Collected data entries

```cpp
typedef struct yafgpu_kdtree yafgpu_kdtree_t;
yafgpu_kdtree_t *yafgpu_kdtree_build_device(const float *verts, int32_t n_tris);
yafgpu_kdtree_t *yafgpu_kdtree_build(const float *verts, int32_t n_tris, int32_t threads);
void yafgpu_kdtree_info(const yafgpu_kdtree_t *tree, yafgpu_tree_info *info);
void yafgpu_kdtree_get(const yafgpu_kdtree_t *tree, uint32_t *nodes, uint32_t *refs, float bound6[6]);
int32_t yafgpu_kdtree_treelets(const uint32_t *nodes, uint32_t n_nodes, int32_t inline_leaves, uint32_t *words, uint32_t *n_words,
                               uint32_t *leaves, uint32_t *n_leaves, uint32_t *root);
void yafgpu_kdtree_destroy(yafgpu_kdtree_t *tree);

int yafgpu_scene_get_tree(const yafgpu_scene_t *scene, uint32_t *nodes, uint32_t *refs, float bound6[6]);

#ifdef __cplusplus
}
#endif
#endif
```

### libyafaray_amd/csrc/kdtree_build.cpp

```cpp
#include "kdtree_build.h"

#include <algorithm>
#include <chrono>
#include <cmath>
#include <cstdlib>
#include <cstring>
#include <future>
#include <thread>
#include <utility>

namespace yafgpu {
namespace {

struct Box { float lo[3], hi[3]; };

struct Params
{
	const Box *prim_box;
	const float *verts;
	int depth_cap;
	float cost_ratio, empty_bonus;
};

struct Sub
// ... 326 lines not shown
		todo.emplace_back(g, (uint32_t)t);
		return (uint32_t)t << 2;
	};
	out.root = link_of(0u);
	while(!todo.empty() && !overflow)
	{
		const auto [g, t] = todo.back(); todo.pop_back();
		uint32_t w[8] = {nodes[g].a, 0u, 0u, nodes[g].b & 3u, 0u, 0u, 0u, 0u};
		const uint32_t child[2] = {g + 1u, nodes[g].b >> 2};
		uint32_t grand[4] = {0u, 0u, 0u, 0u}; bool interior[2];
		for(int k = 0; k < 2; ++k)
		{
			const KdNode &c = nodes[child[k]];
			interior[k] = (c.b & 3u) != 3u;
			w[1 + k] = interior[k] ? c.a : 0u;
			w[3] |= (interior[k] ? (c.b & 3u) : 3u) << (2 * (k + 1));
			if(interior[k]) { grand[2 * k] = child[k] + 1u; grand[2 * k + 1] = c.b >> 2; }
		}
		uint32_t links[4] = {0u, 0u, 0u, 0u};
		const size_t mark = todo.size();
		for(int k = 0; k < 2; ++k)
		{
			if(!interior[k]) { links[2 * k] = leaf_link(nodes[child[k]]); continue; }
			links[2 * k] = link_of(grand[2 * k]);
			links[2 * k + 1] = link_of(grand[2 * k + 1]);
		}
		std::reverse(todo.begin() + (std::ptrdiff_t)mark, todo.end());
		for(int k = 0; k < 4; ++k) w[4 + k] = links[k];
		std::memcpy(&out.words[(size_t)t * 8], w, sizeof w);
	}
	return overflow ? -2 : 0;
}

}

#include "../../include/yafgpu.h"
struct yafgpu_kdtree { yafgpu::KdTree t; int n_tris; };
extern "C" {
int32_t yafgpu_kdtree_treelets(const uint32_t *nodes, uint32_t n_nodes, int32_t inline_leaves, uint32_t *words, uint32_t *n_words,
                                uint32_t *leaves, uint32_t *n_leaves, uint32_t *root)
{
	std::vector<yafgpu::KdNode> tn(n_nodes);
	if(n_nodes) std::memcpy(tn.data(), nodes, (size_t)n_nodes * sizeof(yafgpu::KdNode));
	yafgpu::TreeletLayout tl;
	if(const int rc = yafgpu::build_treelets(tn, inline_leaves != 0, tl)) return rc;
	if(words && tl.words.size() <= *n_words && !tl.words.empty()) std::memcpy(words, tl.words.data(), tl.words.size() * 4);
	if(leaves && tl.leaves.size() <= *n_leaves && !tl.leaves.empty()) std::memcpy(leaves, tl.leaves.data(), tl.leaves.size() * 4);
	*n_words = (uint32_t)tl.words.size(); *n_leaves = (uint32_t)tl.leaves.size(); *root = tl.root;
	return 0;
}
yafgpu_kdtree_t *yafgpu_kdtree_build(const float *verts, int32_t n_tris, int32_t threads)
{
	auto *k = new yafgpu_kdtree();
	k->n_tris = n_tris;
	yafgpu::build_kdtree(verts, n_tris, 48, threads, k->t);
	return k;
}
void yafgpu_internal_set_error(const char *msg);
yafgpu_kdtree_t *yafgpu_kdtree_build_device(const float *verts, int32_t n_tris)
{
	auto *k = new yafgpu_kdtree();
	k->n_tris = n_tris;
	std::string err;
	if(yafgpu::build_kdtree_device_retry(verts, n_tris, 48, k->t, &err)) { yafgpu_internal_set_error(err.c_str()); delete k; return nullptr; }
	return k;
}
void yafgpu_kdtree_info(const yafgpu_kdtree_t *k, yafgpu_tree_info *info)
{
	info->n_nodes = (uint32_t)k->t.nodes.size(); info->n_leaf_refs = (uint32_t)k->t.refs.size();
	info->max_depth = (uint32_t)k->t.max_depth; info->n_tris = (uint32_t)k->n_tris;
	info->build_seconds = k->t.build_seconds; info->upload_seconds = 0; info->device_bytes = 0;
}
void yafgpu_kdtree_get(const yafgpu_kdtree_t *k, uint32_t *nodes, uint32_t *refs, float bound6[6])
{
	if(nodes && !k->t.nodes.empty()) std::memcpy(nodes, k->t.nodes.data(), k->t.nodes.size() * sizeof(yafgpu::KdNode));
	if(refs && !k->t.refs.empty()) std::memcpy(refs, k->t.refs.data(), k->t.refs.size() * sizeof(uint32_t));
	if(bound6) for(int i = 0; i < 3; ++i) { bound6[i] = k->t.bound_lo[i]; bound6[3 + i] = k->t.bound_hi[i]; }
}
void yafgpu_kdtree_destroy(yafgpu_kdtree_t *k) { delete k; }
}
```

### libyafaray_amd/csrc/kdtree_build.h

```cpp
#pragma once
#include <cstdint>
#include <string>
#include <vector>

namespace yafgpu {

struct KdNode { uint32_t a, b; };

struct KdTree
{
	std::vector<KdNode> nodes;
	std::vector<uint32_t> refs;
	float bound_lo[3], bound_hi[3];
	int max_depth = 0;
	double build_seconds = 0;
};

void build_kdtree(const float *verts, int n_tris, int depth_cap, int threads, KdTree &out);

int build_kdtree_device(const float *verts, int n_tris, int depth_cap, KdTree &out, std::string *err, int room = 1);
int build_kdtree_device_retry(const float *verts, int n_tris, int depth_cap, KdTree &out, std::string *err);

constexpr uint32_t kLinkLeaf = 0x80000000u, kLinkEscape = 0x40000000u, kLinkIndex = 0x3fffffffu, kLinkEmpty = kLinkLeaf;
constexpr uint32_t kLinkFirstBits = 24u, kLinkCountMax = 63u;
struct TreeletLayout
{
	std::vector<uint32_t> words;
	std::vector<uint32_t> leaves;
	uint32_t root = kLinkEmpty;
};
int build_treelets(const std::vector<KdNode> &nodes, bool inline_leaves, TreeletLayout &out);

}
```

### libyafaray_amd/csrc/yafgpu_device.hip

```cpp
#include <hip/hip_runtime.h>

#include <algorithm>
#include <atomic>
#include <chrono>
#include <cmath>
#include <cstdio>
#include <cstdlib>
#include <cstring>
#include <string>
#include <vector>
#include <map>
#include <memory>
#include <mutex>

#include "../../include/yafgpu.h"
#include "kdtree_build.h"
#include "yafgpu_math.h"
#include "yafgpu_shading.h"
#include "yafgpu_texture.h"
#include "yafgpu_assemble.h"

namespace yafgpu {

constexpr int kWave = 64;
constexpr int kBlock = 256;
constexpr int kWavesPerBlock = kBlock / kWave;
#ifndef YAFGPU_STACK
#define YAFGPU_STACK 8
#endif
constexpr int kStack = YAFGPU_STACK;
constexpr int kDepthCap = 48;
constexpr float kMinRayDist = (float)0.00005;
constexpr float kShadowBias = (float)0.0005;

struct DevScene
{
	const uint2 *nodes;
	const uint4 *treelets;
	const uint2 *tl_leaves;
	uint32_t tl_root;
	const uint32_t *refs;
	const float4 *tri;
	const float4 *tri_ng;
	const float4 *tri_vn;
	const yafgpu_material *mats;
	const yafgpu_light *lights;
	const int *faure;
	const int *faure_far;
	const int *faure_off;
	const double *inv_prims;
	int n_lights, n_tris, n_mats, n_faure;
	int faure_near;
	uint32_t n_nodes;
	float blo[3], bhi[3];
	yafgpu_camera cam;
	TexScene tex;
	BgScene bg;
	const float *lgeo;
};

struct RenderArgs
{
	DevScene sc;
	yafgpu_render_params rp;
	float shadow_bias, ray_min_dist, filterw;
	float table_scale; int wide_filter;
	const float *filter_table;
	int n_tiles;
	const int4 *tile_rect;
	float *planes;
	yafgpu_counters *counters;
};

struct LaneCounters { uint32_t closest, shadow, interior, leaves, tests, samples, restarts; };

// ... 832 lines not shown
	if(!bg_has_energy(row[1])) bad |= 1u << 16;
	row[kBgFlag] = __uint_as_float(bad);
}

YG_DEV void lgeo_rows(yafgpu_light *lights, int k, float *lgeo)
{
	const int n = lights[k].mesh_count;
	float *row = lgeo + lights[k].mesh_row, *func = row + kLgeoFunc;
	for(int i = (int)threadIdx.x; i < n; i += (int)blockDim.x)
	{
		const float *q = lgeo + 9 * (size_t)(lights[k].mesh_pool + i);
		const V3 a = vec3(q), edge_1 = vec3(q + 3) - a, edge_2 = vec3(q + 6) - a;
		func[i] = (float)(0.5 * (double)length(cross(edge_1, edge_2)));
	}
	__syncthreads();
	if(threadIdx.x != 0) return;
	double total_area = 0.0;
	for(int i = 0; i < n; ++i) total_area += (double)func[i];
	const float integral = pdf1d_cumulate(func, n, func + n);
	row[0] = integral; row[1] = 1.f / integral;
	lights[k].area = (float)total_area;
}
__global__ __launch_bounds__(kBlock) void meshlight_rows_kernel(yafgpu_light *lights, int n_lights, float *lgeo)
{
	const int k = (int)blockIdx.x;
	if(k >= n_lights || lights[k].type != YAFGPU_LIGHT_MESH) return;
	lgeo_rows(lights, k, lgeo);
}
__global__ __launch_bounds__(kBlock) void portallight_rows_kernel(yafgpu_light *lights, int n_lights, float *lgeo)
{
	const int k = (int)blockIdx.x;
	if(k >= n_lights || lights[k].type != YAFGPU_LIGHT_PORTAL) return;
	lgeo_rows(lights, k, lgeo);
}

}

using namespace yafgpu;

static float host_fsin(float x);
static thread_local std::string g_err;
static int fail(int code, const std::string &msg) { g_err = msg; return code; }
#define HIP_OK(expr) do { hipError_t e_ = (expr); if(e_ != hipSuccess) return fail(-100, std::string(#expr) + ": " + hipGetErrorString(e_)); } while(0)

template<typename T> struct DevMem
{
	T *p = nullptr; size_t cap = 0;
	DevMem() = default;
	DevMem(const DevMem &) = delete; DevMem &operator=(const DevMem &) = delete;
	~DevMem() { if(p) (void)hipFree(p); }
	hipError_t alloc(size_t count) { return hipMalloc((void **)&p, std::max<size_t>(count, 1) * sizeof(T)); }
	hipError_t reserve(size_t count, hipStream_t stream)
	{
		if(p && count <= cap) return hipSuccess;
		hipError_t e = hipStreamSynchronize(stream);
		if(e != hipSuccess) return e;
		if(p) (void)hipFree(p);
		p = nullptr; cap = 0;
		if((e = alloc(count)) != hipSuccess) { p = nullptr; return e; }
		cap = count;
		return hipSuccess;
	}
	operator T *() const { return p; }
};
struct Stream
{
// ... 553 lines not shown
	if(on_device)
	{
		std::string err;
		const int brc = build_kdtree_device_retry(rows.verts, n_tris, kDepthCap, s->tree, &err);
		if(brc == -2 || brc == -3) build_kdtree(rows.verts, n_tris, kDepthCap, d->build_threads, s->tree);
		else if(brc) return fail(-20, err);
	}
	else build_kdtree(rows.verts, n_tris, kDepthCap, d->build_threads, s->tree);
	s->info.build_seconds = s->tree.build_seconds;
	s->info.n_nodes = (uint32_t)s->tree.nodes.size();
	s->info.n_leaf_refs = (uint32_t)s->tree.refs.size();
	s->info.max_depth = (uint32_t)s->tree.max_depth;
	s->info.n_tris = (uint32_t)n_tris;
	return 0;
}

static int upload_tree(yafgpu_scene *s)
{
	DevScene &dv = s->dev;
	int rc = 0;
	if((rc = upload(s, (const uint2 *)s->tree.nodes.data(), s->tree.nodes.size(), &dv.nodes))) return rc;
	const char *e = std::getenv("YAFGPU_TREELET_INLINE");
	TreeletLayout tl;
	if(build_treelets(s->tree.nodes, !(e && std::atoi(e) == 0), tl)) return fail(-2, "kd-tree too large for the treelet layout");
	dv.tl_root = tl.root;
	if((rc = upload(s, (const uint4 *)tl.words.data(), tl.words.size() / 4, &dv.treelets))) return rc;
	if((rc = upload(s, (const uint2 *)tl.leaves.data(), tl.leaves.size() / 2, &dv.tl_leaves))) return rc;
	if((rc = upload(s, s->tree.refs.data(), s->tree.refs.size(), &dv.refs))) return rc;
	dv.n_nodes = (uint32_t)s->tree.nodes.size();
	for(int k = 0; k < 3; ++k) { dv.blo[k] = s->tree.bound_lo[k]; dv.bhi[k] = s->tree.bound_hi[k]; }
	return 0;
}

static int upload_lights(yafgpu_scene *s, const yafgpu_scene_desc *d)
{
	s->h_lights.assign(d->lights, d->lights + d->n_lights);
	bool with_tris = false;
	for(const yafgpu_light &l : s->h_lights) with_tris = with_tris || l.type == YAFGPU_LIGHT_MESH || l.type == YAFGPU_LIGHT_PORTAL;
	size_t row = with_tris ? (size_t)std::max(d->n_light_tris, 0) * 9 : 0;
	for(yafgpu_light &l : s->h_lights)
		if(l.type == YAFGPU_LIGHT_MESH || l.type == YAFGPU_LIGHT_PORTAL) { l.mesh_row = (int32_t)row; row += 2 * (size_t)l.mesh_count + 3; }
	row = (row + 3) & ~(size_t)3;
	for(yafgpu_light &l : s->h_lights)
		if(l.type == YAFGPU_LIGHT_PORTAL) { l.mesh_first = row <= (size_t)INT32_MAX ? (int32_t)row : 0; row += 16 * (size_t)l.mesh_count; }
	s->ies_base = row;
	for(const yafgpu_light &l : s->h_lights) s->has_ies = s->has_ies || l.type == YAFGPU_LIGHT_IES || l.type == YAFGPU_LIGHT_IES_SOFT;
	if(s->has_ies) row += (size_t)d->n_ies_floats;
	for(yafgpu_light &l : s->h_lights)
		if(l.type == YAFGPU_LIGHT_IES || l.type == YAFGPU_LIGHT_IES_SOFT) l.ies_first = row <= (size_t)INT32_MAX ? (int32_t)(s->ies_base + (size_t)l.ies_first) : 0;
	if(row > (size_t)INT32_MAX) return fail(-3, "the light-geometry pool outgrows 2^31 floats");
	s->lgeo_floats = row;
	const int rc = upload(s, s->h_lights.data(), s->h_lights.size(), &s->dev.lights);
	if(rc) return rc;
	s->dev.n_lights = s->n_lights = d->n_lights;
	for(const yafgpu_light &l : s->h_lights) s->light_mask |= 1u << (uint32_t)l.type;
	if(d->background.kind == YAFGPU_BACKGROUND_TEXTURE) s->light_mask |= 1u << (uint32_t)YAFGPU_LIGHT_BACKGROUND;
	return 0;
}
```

→ **WHAT THE TASK ASKS**
Look through the records and copy down every line that holds "char".

→ **SOLUTION TO THE EXERCISE**
void yafgpu_internal_set_error(const char *msg);
	const char *e = std::getenv("YAFGPU_TREELET_INLINE");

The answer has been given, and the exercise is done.